Find the lines of data that contain the string "mref", then list them.

• • •

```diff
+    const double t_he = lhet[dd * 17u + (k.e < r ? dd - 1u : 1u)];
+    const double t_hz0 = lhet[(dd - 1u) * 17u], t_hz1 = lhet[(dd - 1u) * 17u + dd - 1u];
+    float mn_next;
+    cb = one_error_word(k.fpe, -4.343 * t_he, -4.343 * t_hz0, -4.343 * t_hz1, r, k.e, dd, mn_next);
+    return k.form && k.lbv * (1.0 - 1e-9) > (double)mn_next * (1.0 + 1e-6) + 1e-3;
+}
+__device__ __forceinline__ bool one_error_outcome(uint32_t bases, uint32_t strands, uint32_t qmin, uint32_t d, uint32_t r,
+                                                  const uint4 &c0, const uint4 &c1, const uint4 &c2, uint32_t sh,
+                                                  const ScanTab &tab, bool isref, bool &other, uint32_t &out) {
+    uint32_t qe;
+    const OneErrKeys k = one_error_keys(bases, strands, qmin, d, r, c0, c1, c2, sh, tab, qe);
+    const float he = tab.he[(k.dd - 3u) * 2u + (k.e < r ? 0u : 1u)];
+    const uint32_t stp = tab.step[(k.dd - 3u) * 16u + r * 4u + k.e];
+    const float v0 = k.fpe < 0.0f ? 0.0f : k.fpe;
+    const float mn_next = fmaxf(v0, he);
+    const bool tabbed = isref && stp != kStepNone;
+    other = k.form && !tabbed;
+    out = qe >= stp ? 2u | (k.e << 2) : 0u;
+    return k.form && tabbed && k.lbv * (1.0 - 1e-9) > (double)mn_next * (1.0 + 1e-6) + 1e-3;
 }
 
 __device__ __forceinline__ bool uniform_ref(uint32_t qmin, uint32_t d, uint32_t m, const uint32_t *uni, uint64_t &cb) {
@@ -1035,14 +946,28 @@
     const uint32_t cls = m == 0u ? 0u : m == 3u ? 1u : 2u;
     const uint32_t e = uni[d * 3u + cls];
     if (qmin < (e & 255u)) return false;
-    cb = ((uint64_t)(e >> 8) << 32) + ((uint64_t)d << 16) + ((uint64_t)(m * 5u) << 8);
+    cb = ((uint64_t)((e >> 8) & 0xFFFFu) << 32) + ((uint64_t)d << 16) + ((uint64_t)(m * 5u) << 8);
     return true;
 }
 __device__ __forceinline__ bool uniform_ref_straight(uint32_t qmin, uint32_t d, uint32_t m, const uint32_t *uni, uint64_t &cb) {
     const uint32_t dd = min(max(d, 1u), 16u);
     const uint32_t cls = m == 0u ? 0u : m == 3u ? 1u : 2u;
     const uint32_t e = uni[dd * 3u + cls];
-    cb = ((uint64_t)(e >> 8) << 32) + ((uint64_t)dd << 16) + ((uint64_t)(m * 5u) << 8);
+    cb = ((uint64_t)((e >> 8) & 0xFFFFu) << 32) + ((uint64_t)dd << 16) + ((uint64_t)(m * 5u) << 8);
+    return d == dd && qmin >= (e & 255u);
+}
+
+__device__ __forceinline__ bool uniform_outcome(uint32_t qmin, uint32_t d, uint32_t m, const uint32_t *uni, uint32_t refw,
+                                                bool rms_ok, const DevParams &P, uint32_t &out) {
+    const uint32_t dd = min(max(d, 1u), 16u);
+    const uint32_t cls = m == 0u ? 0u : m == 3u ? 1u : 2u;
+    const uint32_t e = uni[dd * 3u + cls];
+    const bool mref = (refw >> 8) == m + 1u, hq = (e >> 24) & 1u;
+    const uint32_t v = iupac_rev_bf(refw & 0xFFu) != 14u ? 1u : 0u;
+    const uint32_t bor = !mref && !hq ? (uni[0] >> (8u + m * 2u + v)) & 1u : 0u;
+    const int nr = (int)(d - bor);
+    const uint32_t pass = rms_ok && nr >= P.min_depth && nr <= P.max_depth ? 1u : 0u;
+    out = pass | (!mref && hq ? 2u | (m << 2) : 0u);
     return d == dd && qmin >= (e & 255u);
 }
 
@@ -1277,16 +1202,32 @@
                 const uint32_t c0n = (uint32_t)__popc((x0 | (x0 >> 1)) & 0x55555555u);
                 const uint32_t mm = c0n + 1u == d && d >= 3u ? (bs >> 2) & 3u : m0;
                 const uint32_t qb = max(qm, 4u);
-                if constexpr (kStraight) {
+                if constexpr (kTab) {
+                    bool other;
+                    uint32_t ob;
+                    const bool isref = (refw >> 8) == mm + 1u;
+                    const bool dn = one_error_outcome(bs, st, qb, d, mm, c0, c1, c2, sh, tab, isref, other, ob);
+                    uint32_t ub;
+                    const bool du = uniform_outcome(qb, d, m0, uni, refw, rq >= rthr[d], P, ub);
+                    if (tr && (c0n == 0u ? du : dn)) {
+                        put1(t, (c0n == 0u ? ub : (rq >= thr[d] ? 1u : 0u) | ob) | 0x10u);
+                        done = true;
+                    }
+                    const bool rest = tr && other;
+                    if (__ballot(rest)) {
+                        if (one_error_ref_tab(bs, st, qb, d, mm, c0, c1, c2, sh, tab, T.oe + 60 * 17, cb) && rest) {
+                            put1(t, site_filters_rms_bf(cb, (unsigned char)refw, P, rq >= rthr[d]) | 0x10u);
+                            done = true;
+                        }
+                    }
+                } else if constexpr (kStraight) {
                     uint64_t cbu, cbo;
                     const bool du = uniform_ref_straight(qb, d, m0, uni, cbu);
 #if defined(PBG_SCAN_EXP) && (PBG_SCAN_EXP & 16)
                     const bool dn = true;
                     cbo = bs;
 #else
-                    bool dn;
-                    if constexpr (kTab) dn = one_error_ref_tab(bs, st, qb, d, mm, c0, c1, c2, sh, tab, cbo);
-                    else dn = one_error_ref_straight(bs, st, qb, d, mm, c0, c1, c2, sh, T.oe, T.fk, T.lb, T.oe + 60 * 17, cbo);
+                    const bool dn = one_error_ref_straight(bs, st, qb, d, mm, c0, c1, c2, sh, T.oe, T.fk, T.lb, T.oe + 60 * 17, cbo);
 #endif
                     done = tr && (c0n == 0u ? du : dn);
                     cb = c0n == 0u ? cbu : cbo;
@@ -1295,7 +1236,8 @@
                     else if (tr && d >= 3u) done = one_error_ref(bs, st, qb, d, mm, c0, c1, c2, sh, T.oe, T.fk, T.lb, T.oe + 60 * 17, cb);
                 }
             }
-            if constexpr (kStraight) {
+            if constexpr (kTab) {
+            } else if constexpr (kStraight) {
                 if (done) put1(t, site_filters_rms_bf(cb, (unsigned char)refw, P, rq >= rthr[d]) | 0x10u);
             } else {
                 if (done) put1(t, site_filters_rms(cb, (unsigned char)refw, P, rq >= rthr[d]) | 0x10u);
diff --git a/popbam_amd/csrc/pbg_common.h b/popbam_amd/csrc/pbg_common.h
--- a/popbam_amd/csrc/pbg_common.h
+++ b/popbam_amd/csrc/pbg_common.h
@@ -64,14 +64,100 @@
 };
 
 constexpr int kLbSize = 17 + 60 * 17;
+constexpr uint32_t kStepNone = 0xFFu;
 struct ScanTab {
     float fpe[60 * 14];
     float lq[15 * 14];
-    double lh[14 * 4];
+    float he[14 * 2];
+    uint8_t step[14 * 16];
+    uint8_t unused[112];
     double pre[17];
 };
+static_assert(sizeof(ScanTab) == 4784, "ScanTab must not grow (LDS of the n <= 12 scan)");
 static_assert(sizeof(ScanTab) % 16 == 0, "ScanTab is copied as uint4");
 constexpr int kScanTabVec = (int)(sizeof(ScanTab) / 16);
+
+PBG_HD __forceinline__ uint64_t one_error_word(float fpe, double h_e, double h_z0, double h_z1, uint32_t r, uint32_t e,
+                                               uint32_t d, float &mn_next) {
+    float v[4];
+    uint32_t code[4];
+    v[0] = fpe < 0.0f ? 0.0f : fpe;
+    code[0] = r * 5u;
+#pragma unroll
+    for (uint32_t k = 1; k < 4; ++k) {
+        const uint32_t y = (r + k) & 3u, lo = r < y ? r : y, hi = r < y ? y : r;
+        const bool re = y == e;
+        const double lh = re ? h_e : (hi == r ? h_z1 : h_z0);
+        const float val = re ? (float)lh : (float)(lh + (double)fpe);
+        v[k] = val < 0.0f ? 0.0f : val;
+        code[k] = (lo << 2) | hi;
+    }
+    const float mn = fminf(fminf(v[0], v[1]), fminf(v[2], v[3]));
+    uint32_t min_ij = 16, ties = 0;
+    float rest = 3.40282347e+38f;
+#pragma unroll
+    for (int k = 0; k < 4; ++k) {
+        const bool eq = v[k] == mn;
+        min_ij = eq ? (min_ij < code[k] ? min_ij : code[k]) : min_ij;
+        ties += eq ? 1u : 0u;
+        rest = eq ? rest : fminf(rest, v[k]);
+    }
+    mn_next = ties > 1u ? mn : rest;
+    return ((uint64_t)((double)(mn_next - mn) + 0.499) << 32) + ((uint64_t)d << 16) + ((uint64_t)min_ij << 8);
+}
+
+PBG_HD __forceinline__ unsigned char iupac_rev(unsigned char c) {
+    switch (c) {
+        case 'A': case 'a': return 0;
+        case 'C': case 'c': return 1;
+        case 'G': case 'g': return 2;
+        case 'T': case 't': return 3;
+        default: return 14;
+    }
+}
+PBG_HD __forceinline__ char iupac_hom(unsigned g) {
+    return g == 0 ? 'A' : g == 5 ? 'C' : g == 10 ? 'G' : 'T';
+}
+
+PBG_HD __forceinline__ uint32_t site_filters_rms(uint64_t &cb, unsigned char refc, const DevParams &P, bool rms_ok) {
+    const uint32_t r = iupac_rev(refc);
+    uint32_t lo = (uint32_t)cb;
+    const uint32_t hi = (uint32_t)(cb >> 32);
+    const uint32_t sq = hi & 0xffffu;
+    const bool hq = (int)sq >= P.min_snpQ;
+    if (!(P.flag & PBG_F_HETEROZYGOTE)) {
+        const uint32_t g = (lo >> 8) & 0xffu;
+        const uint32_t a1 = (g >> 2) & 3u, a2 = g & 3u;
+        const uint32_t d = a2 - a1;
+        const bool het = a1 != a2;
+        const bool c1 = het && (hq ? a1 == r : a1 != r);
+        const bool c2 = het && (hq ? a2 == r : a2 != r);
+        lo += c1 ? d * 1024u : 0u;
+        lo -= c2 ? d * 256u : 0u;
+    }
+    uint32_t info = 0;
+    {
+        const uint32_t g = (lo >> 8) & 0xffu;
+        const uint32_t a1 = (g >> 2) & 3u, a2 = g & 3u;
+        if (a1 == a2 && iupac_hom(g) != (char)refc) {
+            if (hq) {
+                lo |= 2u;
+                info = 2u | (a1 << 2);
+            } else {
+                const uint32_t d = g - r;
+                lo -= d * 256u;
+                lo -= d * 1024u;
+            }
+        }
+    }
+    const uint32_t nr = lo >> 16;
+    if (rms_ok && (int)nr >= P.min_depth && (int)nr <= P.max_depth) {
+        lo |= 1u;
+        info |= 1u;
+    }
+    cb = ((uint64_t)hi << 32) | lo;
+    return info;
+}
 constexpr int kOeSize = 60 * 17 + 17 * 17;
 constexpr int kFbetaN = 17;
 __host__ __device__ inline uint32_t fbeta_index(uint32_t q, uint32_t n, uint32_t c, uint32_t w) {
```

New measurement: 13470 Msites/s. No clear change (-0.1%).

• • •

Exercise output
+    const bool mref = (refw >> 8) == m + 1u, hq = (e >> 24) & 1u;
+    const uint32_t bor = !mref && !hq ? (uni[0] >> (8u + m * 2u + v)) & 1u : 0u;
+    out = pass | (!mref && hq ? 2u | (m << 2) : 0u);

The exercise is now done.